RiskInDroid (Risk Index for Android) is an open-source tool for quantitative risk analysis of Android applications based on machine learning techniques.
How RiskInDroid works
“A user should be able to quickly assess an application’s level of risk by simply glancing at RiskInDroid’s output, and they should be able to compare the app’s risk with others easily,” Gabriel Claudiu Georgiu, developer of RiskInDroid, told Help Net Security.

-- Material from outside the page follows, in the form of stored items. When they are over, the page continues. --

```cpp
template <int D>
__global__ __launch_bounds__(64) void noise_ops_kernel(const cplx* __restrict__ eigvecs,
                                                       const cplx* __restrict__ n_opers,
                                                       const double* __restrict__ n_coeffs, int G,
                                                       int A, cplx* __restrict__ ops,
                                                       cplx* __restrict__ n_opers_transformed) {
    __shared__ cplx V[D][D];
    __shared__ cplx BV[D][D];
    __builtin_amdgcn_s_setprio(3);
    const int g = blockIdx.x, a = blockIdx.y, lane = threadIdx.x;
    for (int e = lane; e < D*D; e += 64) V[e / D][e % D] = eigvecs[static_cast<size_t>(g)*D*D + e];
    __syncthreads();
    const cplx* B = n_opers + static_cast<size_t>(a)*D*D;
    const double s = n_coeffs ? n_coeffs[static_cast<size_t>(a)*G + g] : 1.0;
    for (int e = lane; e < D*D; e += 64) {
        const int i = e / D, n = e % D;
        cplx acc = {0.0, 0.0};
#pragma unroll
        for (int k = 0; k < D; ++k) cmac(acc, B[i*D + k], V[k][n]);
        BV[i][n] = acc;
    }
    __syncthreads();
    for (int e = lane; e < D*D; e += 64) {
        const int m = e / D, n = e % D;
        cplx acc = {0.0, 0.0};
#pragma unroll
        for (int k = 0; k < D; ++k) cmac_conj(acc, V[k][m], BV[k][n]);
        acc.re *= s;
        acc.im *= s;
        ops[(static_cast<size_t>(g)*(1 + A) + 1 + a)*D*D + e] = acc;
        if (n_opers_transformed)
            n_opers_transformed[(static_cast<size_t>(a)*G + g)*D*D + e] = acc;
    }
}

constexpr int kNoiseOpsKernelMinD = 12;
inline bool split_noise_ops(int d, int A) { return d >= kNoiseOpsKernelMinD && A >= 2 && A <= 65535; }

template <int D>
__device__ __forceinline__ void apply_prologue_segment(
    const cplx* __restrict__ Qloc, const cplx* __restrict__ totals, int G, int L,
    cplx* __restrict__ Qout, const double* __restrict__ eigvals, const cplx* __restrict__ eigvecs,
    const cplx* __restrict__ n_opers, const double* __restrict__ n_coeffs,
    const double* __restrict__ dt, const double* __restrict__ t, int A,
    double* __restrict__ segtab, cplx* __restrict__ Tc, cplx* __restrict__ ops,
    bool with_noise_ops, cplx* __restrict__ wfold, const int g) {
    __builtin_amdgcn_s_setprio(3);
    __shared__ cplx E[2][D][D];
    __shared__ cplx M[D][D];
    __shared__ cplx V[D][D];
    __shared__ cplx Q[D][D];
    __shared__ cplx T[D][D];
    __shared__ cplx BV[D][D];
    constexpr int kBatch = 16;
    constexpr bool kTree = D <= 8;
    extern __shared__ __attribute__((aligned(16))) unsigned char tot_raw[];
    cplx (*tot)[D][D] = reinterpret_cast<cplx (*)[D][D]>(tot_raw);
    const int lane = threadIdx.x;
    const int c = g / L;
    for (int e = lane; e < D*D; e += 64) E[0][e / D][e % D] = {(e / D == e % D) ? 1.0 : 0.0, 0.0};
    int b = 0;
    if constexpr (kTree) {
        constexpr int DD = D*D, PER = 64/DD;
        for (int e = lane; e < c*DD; e += 64) (&tot[0][0][0])[e] = totals[e];
        __syncthreads();
        int n = c;
        while (n > 1) {
            const int pairs = n >> 1;
            for (int j0 = 0; j0 < pairs; j0 += PER) {
                const int jj = j0 + lane/DD, e = lane % DD, i = e / D, k = e % D;
// ... 341 lines not shown
```

Before: 916.4 billion.

## Precompute per-segment resonance threshold and prefetch wave-edge infidelity neighbours

The resonance threshold 0.0625/dt is now computed once per segment in the prologue and stored in the unused header slot of the segment table. The control kernel reads it with a wider header load instead of evaluating a Newton-refined reciprocal for every omega. Separately, the infidelity batch now loads the neighbour element just past each wave's edge up front, once per slot, instead of doing a divergent load on lane 63 only. In the main path those values are forced into scalar registers. The cost is a wider header load, extra registers, and inline asm scalar constraints that could raise register pressure or fail to compile on some paths.

```diff
diff --git a/filter_functions_amd/csrc/ctrl_pq.hip b/filter_functions_amd/csrc/ctrl_pq.hip
--- a/filter_functions_amd/csrc/ctrl_pq.hip
+++ b/filter_functions_amd/csrc/ctrl_pq.hip
@@ -129,14 +129,14 @@
             if (it + kPqProducers < n_it) cur = request(it + kPqProducers);
             const double* st = row;
             const double2_t sbcb = *reinterpret_cast<const double2_t*>(st + seg_rec(lane >> 2) + 1);
-            const double2_t head = *reinterpret_cast<const double2_t*>(st);
+            const double4_t head = *reinterpret_cast<const double4_t*>(st);
             const double sb = sbcb.x, cb = sbcb.y;
             const double dtg = head.x;
             cplx ph;
             sincos_pi<false>(om*head.y, &ph.im, &ph.re);
             double sa, ca;
             sincos_pi<false>(0.5*(om*dtg), &sa, &ca);
-            const PhasedFrequency pf = phased_frequency(om, dtg, ph, sa, ca);
+            const PhasedFrequency pf = phased_frequency(om, dtg, head.z, ph, sa, ca);
             double q[DD];
             auto batch = [&](int e0, int e1) __attribute__((always_inline)) {
                 double4_t rec[DD];
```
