static void pair_plan(const nr3d_lotd_meta_t *m, uint32_t n_chunk, int32_t min_level, int32_t max_level, PairPlan &plan,
                      uint64_t &offs_words, uint64_t skip_pseudo = 0) {
	plan.n_blk = div_up(n_chunk, pair_bp());
	plan.cap = pair_bp() * 4u;
	plan.lg = pair_lg();
	plan.sum_log2 = 3;
	while ((1ull << (plan.sum_log2 - 3)) < n_chunk) ++plan.sum_log2;
	const uint32_t kPEpb = 1u << plan.lg;
	uint32_t nq = 0;
	uint64_t base = 0;
	for (uint32_t q = 0; q < m->n_pseudo_levels; ++q) {
		const int32_t lv = (int32_t)m->map_levels[q];
		if (lv < min_level || lv > max_level || ((skip_pseudo >> q) & 1ull)) continue;
		const nr3d_lotd_level_t &L = m->levels[lv];
		uint32_t nb, epb, sh;
		if (L.type == NR3D_LOD_Dense) {
			sh = 0;
			while ((2ull << sh) * L.res[2] <= kPEpb) ++sh;
			epb = (1u << sh) * L.res[2];
			nb = (uint32_t)((((uint64_t)L.res[0] * L.res[1]) + (1ull << sh) - 1) >> sh);
		} else {
			sh = plan.lg; epb = kPEpb;
// ... 12 lines not shown

static bool pair_direct_enabled() { return opt::on(NR3D_OPT_PAIR_DIRECT); }
static uint64_t pair_direct_plan(const PairPlan &full, uint32_t n, DirectPlan &dp) {
	dp.n = 0; dp.lg = full.lg; dp.sum_log2 = full.sum_log2; dp.R = 1; dp.pts_per_rep = n;
	dp.merge_min = (uint32_t)NR3D_XOPT(PAIR_DIRECT_ROTATE, 8);
	dp.bucket_base[0] = 0;
	if (!pair_direct_enabled()) return 0;
	uint64_t mask = 0;
	const int64_t nb_x = NR3D_XOPT(PAIR_DIRECT_NB, kDirectNb);
	const uint32_t nb_lim = nb_x < 0 ? 0u : (uint32_t)nb_x;
	for (uint32_t ql = 0; ql < full.n_pseudo && dp.n < kDirectMaxLv; ++ql) {
		if (full.nb[ql] > nb_lim || full.qmap[ql] >= 64u) continue;
		if (dp.bucket_base[dp.n] + full.nb[ql] > kDirectMaxWg) break;
		const uint32_t e = dp.n++;
		dp.qmap[e] = full.qmap[ql]; dp.nb[e] = full.nb[ql]; dp.epb[e] = full.epb[ql]; dp.shift[e] = full.shift[ql];
		dp.bucket_base[e + 1] = dp.bucket_base[e] + full.nb[ql];
		mask |= 1ull << full.qmap[ql];
	}
	if (dp.n == 0 || dp.n == full.n_pseudo) { dp.n = 0; return 0; }
	const uint32_t nbk = dp.bucket_base[dp.n];
	uint32_t R = kDirectMaxWg / nbk;
	R = R > 128u ? 128u : R;
	const uint32_t by_points = div_up(n, 2048u);
	R = R > by_points ? by_points : R;
	dp.R = R < 1u ? 1u : R;
	dp.pts_per_rep = div_up(n, dp.R);
	return mask;
}

uint32_t pair_direct_levels(const nr3d_lotd_meta_t *m, uint32_t n_points) {
	PairPlan plan;
	uint64_t ow;
	pair_plan(m, n_points, 0, 0x7fffffff, plan, ow);
	DirectPlan dp;
	pair_direct_plan(plan, n_points, dp);
	return dp.n;
}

Unlike other tools, RiskInDroid does not take into consideration only the permissions declared into the app manifest but carries out reverse engineering on the apps to retrieve the bytecode and then infers (through static analysis) which permissions are used, extracting four sets of permissions for every analyzed app:
1. Declared permissions – Extracted from the app manifest.
2. Exploited permissions – Declared and used in the bytecode.
3. Ghost permissions – Not declared but with usages in the bytecode.
4. Useless permissions – Declared but never used in the bytecode.
“The precision and reliability of RiskInDroid have been tested on a large dataset made of more than 6,000 malware samples and 112,000 apps. We released everything to the public so our results could be easily reproduced and verified,” Georgiu added.
Future plans and download
“Currently there are no future versions planned, I just make sure everything works with the latest versions of Python and occasionally update the underlying libraries. Probably the most straightforward improvement would be to include other features in the analysis. Now, only permissions are considered, but we could also consider API calls and URLs that can be extracted through static analysis as we did for permissions, Georgiu concluded.
RiskInDroid is available for free on GitHub.